• Instructions to follow: Comb through the entries for "errflag" and pull out each line that holds it.
── Material provided ──
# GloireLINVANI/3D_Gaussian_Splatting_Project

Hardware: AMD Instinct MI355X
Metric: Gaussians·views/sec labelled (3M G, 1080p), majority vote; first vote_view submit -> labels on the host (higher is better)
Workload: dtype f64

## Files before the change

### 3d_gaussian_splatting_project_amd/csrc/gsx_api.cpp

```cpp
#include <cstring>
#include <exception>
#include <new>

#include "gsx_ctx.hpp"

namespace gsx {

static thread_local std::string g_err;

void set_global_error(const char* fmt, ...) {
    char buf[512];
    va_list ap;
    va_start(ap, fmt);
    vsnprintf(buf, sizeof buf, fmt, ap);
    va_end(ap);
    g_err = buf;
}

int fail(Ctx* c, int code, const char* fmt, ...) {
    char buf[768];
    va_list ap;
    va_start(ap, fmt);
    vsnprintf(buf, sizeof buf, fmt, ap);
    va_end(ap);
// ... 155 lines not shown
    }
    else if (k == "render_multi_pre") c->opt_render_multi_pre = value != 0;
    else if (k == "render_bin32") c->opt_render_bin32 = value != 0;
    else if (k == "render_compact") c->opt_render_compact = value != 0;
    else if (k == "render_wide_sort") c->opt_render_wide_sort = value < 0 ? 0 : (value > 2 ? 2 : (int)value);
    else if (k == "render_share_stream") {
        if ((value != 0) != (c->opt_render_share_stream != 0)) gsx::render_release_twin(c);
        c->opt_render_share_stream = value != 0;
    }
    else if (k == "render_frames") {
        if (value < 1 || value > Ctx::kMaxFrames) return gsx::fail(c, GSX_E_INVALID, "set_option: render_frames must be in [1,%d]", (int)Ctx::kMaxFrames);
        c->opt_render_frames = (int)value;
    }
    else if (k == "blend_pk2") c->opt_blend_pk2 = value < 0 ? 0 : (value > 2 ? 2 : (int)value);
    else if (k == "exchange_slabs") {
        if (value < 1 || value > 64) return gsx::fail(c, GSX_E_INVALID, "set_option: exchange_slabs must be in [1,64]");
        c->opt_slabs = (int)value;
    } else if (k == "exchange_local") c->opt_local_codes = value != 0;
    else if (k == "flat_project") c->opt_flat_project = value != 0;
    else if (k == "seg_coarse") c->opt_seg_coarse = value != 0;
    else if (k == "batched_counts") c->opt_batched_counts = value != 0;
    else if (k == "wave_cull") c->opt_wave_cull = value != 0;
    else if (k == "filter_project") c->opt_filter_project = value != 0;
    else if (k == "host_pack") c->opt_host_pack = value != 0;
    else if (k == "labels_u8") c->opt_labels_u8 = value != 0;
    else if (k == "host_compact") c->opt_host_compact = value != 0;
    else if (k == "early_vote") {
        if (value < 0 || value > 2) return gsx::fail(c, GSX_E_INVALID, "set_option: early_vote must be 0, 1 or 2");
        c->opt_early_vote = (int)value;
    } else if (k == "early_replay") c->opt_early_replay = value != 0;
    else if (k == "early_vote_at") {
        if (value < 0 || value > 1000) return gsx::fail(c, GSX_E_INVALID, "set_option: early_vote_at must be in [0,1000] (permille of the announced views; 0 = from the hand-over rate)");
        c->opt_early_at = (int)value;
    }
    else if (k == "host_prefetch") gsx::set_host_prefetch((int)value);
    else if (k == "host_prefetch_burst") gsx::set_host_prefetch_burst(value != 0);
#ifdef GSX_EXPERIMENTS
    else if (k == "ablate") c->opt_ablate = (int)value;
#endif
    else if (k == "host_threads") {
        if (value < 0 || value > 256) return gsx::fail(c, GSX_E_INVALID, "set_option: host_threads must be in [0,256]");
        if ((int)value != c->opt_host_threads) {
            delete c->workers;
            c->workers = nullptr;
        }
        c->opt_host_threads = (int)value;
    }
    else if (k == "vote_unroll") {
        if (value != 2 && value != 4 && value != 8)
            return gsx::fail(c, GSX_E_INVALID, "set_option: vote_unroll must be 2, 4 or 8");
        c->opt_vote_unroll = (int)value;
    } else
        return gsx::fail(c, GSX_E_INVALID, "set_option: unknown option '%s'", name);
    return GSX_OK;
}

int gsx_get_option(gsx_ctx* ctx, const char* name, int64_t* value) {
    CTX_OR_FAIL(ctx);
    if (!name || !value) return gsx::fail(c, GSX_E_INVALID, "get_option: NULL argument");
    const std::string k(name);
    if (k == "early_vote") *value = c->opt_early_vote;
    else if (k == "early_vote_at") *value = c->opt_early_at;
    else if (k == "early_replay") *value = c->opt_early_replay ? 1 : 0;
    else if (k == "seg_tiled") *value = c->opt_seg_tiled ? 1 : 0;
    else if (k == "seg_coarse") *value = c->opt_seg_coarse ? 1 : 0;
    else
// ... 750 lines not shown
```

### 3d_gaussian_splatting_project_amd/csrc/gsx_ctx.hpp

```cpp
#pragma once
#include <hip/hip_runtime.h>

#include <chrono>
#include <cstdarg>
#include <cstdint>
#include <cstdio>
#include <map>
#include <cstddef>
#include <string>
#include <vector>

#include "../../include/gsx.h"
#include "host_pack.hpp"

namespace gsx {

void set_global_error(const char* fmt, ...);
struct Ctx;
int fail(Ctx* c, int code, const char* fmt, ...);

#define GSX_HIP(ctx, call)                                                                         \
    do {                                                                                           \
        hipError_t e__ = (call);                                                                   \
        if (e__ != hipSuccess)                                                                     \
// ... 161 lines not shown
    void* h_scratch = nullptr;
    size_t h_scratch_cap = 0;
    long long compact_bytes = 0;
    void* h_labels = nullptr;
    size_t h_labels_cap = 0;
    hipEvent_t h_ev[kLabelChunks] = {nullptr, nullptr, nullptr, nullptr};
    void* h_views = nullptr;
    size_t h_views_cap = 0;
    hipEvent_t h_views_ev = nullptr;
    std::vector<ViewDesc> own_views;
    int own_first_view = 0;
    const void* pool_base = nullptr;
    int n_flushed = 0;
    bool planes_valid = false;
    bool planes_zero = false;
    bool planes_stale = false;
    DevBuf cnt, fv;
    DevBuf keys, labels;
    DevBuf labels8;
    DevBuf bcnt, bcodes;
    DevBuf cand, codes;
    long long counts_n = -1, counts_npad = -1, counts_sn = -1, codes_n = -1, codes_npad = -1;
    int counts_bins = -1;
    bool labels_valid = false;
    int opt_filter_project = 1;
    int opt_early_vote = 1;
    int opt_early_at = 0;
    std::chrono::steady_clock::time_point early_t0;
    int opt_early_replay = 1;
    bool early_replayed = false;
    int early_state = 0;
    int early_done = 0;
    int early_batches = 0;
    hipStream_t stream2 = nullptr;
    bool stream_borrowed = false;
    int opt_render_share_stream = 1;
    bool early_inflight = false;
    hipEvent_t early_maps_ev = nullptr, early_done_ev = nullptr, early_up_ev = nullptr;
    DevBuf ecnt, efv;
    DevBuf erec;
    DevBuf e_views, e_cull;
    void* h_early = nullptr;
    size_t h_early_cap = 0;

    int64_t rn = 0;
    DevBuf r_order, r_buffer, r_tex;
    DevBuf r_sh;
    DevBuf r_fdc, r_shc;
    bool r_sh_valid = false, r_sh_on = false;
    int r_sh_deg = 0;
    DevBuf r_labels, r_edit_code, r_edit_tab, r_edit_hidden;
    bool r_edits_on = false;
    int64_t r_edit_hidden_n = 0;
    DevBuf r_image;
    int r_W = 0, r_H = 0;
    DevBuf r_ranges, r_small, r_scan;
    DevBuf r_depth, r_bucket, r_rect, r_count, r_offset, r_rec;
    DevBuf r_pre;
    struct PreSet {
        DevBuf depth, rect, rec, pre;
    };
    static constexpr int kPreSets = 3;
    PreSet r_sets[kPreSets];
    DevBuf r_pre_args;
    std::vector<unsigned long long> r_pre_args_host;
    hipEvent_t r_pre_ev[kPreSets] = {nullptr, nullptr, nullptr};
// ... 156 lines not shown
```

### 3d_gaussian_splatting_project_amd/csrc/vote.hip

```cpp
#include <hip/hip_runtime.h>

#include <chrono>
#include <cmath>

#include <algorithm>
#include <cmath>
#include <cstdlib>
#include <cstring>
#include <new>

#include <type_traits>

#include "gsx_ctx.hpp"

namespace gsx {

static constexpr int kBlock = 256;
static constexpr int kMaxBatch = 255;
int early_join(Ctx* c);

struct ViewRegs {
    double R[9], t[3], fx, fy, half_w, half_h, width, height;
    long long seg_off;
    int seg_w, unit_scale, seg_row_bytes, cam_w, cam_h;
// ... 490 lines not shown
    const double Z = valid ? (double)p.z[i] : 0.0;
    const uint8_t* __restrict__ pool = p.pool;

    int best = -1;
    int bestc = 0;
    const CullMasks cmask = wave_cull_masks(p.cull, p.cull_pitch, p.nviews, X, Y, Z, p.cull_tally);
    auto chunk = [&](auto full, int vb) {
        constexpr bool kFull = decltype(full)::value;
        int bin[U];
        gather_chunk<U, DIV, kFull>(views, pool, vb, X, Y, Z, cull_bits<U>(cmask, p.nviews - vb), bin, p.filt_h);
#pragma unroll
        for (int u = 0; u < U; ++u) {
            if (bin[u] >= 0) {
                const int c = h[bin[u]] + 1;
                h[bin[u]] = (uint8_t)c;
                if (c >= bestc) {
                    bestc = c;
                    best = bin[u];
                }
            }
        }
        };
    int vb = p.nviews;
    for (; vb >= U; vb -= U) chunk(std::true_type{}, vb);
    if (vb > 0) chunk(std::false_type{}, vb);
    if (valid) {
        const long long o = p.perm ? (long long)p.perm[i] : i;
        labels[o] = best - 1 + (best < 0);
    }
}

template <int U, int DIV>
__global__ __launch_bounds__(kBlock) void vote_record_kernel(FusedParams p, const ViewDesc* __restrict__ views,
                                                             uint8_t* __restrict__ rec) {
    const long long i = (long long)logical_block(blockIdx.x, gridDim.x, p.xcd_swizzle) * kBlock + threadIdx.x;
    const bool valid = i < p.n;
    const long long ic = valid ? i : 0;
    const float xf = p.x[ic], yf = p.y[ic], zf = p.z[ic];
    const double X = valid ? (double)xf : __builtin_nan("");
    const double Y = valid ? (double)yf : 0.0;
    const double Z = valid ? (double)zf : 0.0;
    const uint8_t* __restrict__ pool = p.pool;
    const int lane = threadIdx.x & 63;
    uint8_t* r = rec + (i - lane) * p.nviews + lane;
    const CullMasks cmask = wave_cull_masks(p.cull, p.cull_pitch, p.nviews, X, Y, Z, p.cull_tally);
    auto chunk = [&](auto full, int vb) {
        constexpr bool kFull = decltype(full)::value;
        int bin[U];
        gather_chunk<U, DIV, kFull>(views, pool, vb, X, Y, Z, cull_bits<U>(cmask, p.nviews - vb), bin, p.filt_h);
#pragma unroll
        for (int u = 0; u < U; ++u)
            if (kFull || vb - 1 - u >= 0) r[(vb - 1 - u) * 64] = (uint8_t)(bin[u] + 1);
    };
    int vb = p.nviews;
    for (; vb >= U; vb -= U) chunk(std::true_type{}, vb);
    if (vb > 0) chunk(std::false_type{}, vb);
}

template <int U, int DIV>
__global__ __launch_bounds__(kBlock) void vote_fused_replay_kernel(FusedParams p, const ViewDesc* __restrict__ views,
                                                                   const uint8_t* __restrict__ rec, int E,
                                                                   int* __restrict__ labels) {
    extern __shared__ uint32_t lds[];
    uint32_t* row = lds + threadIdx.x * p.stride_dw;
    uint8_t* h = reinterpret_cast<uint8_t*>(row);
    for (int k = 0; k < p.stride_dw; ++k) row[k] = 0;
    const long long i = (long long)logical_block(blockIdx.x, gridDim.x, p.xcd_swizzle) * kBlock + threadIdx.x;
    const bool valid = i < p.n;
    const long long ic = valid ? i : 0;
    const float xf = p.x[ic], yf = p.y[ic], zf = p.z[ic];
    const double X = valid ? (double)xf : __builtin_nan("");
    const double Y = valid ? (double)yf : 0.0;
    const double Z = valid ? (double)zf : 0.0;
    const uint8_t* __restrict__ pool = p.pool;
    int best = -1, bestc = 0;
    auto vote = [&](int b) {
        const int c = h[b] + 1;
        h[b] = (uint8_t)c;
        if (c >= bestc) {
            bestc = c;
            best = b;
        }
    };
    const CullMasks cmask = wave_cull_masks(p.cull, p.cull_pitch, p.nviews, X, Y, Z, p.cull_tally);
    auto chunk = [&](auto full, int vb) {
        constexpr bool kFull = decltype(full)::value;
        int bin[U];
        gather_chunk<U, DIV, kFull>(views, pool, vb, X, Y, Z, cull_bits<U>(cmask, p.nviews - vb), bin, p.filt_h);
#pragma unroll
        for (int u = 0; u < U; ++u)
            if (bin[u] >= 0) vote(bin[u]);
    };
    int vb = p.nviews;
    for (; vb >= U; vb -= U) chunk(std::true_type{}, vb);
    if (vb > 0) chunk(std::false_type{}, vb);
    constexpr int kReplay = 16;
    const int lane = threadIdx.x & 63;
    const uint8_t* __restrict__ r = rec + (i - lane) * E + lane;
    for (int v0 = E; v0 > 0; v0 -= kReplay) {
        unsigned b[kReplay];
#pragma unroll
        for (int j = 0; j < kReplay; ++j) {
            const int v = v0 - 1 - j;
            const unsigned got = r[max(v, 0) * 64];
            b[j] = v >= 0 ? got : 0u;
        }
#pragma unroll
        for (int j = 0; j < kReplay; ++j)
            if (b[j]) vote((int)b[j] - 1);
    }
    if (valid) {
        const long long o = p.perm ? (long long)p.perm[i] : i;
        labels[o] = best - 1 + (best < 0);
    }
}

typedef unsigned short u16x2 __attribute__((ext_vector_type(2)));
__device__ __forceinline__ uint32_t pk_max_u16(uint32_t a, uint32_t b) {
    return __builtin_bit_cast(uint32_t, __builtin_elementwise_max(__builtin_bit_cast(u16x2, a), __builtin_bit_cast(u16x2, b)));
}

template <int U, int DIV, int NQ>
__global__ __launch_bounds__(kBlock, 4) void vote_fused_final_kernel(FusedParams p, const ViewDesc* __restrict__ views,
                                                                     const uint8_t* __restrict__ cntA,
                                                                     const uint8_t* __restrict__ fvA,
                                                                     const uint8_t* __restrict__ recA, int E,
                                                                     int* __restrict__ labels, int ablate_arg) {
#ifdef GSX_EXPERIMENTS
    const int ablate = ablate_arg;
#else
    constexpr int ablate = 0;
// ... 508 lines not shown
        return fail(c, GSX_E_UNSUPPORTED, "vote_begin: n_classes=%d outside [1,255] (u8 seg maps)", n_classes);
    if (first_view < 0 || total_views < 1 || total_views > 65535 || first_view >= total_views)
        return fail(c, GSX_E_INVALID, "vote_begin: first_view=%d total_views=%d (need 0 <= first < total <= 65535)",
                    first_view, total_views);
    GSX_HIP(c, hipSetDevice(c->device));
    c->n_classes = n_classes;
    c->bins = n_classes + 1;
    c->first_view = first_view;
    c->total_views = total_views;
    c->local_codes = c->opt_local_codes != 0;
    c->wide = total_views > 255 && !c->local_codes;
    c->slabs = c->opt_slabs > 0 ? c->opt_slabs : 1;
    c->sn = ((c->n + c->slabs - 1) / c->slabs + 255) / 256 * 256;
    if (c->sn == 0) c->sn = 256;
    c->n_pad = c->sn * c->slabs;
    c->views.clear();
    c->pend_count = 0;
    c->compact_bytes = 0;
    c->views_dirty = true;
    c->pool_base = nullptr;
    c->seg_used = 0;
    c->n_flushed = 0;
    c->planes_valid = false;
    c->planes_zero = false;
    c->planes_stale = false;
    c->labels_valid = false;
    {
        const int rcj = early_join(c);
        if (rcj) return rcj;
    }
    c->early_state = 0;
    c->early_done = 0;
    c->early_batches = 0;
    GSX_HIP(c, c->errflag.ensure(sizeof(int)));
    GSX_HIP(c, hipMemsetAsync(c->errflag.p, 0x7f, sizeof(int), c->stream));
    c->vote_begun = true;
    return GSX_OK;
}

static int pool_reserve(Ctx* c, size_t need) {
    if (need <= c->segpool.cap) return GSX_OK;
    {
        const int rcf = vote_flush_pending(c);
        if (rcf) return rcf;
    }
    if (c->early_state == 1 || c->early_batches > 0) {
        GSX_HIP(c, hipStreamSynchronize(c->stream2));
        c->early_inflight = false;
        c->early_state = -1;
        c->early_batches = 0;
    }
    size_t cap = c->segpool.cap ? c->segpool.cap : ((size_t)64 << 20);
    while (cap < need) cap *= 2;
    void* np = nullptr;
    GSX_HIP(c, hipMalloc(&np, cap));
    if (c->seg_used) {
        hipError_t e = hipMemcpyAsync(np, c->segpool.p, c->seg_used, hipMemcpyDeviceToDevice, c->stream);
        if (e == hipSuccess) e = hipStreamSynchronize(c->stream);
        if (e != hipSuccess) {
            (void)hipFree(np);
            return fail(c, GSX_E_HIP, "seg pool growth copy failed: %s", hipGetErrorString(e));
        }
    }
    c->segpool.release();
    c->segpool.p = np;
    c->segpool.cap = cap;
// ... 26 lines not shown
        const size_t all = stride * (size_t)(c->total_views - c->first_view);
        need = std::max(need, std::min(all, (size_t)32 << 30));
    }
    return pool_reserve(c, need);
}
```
───
• Final answer:
    GSX_HIP(c, c->errflag.ensure(sizeof(int)));
    GSX_HIP(c, hipMemsetAsync(c->errflag.p, 0x7f, sizeof(int), c->stream));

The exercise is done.